Had you, either of you heard of the condition before?

Father: No. I’ve heard of sickle cell but not actually haemoglobin E. It was all new to us, a bit out of the blue.

So tell me what happened from, from sort of the heel prick [Baby noises]. Did you know what they were testing for when they did the heel prick?

Father: No, not at all, it was something they said everybody was having it done. They said it was a fairly new thing but it had to be done. Obviously you’ve told us that we didn’t have to have it done, but at the time we weren’t led to believe that. We were told it was all part and parcel of it. They did it. The next thing we had a letter from a lady in [city], not even the midwife didn’t know at the time we were told.
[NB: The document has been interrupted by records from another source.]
# JuliaReinforcementLearning/ReinforcementLearning.jl

Measured on NVIDIA H100. Metric: env-steps/sec at 65536 CartPole envs (full PPO iteration: rollout T=32 + GAE + 4 epochs x 4 minibatches), higher is better.
Workload: dtype f32

## Files before the change

reinforcementlearning.jl_b200/csrc/nn_tc.cu:

```cuda
#include "nn.cuh"
#include "perm.cuh"
#include "policy.cuh"
#include "tc_fwd.cuh"
#include "tc_split.h"
#include "wgmma.cuh"

namespace {

using tcfwd::G_F;
using tcfwd::GW_S;
using tcfwd::WIMG_BYTES;
using tcfwd::split2;
using tcfwd::wimg_off;
constexpr int TM = tcfwd::TM;
constexpr int H = tcfwd::H;
constexpr float kScaleW = tcfwd::kScale;

constexpr int NT7 = 512;
constexpr int kMaxStage = 10;
constexpr int GF_T = 128;
constexpr int GS_T = 16 * GF_T;
constexpr int FIMG = 8 * GS_T;
constexpr float kScaleH = 64.0f, kScaleX = 64.0f;
constexpr int kNo = 2;

struct SmemBwd {
    static_assert(FIMG % 128 == 0 && WIMG_BYTES % 128 == 0 && (2 * GS_T) % 16 == 0, "operand images must stay 128-byte aligned");
    alignas(128) uint8_t FP_full[FIMG];
    alignas(128) uint8_t FP_lo[FIMG];
    alignas(128) uint8_t FH_lo[FIMG];
    alignas(128) uint8_t FH_full[FIMG];
    alignas(128) uint8_t FQ_full[FIMG];
    alignas(128) uint8_t FQ_lo[FIMG];
    alignas(128) uint8_t B1[WIMG_BYTES];
    alignas(128) uint8_t XT[2][2 * GS_T];
    alignas(128) uint8_t AH_full[FIMG];
    alignas(128) uint8_t AH_lo[FIMG];
    alignas(16) float D[TM * H];
    uint64_t H1pos[2][TM];
    float W1[kInMax * H];
    float b1[H], b2[H];
    float W3[H * kNo];
    float b3[kNo];
    float Zp[4 * kNo * TM];
    float Red[32];
    double RedD[16];
    float step_scale;
    alignas(8) uint64_t bar1;
    alignas(8) uint64_t bar3;
    alignas(8) uint64_t bar4;
    float AccW2[64 * 65 + 64];
    float AccD4[64 * 9];
};
__device__ __forceinline__ int d_off(int s, int col) { return s * H + ((((col >> 2) ^ (s & 15))) << 2) + (col & 3); }
__device__ __forceinline__ void d_ld16(const float* D, int s, int f0, float (&v)[16]) {
#pragma unroll
    for (int u = 0; u < 4; ++u) {
        const float4 q4 = *reinterpret_cast<const float4*>(D + d_off(s, f0 + 4 * u));
        v[4 * u] = q4.x; v[4 * u + 1] = q4.y; v[4 * u + 2] = q4.z; v[4 * u + 3] = q4.w;
    }
}
template <int TB>
__device__ __forceinline__ void gemm_ts3(float (&d)[32], const uint8_t* a_hi, const uint8_t* a_lo, int h, uint64_t dB, uint32_t b_step) {
    const uint64_t dA = wg::make_desc(wg::smem_u32(a_hi) + 8 * h * GF_T, GS_T, GF_T), dAl = wg::make_desc(wg::smem_u32(a_lo) + 8 * h * GF_T, GS_T, GF_T);
    wg::fence();
#pragma unroll
    for (int k = 0; k < 4; ++k) {
        const uint32_t aa = k * 2 * GS_T, bb = k * b_step;
        wg::mma_m64n64k16<0, TB>(d, wg::desc_add(dA, aa), wg::desc_add(dB, bb), k ? 1u : 0u);
        wg::mma_m64n64k16<0, TB>(d, wg::desc_add(dA, aa), wg::desc_add(dB, 8 * GW_S + bb), 1u);
        wg::mma_m64n64k16<0, TB>(d, wg::desc_add(dAl, aa), wg::desc_add(dB, bb), 1u);
    }
    wg::commit();
    wg::wait_all();
}
__device__ __forceinline__ uint32_t fimg_off(int f, int s) { return (uint32_t)((f >> 3) * GS_T + (s >> 3) * GF_T + (s & 7) * 16 + (f & 7) * 2); }
__device__ __forceinline__ void store16_feat(uint8_t* img, int f0, int s, const uint32_t (&v)[8]) {
    uint8_t* p = img + fimg_off(f0, s);
    *reinterpret_cast<uint4*>(p) = make_uint4(v[0], v[1], v[2], v[3]);
    *reinterpret_cast<uint4*>(p + GS_T) = make_uint4(v[4], v[5], v[6], v[7]);
}
using b200perm::perm_index;
using b200perm::perm_index_bits;

__device__ __forceinline__ float lane_transpose_reduce32(float (&v)[32], int lane) {
#pragma unroll
    for (int st = 0; st < 5; ++st) {
        const int half = 16 >> st, off = 16 >> st;
        const bool upper = (lane & off) != 0;
#pragma unroll
        for (int n = 0; n < half; ++n) {
            float send = upper ? v[n] : v[n + half];
            float keep = upper ? v[n + half] : v[n];
            v[n] = keep + __shfl_xor_sync(0xffffffffu, send, off);
        }
    }
    return v[0];
}

__device__ __forceinline__ void worker_sync() { asm volatile("bar.sync 1, 512;" ::: "memory"); }
__device__ __forceinline__ void group_sync(int q) { asm volatile("bar.sync %0, 128;" ::"r"(5 + q) : "memory"); }
__device__ __forceinline__ void ready_arrive(int id) { asm volatile("bar.arrive %0, 640;" ::"r"(id) : "memory"); }
__device__ __forceinline__ void ready_wait(int id) { asm volatile("bar.sync %0, 640;" ::"r"(id) : "memory"); }
#ifdef B200RL_K7_TIMING
__device__ unsigned long long g_k7_phase[40];
__device__ int g_k7_watch = 0;
#define K7_T(i) do { if (tid == (g_k7_watch & 0xFFFF) && (int)blockIdx.x == (g_k7_watch >> 16)) { long long now_ = clock64(); g_k7_phase[i] += (unsigned long long)(now_ - tprev_); tprev_ = now_; } } while (0)
#else
#define K7_T(i) do { } while (0)
#endif
constexpr int NT7_ALL = NT7 + 128;
constexpr int kRegsMma = 64, kRegsWorker = 104;
static_assert(128 * kRegsMma + NT7 * kRegsWorker <= NT7_ALL * 96, "setmaxnreg split must fit the CTA's register allocation");
constexpr int kBarRdyA = 2, kBarRdyB = 3;
constexpr int kBarMma = 4;
__device__ __forceinline__ void mma_sync() { asm volatile("bar.sync %0, 128;" ::"n"(kBarMma) : "memory"); }
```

We had the letter and then obviously we got in touch with the midwife, and then shed heard at the same time.

So nobody actually rang you and talked you through it? It was just a letter?

Father: Just a letter. Yeah, just a letter.

What was that like getting that letter?

Father: It was a bit of a shock, because obviously it said that perhaps if we were both carriers we couldn’t have any more children, or if we did theres more of a risk.

Footnote no-one has to have screening if they do not want to – it is a choice. Being a carrier does not prevent you from having further children, but this couple would not have wanted to try for another baby if they had discovered he was also a carrier of sickle cell or beta thalassaemia. (If both parents are carriers of haemoglobin E, however, there is no risk to the child’s health).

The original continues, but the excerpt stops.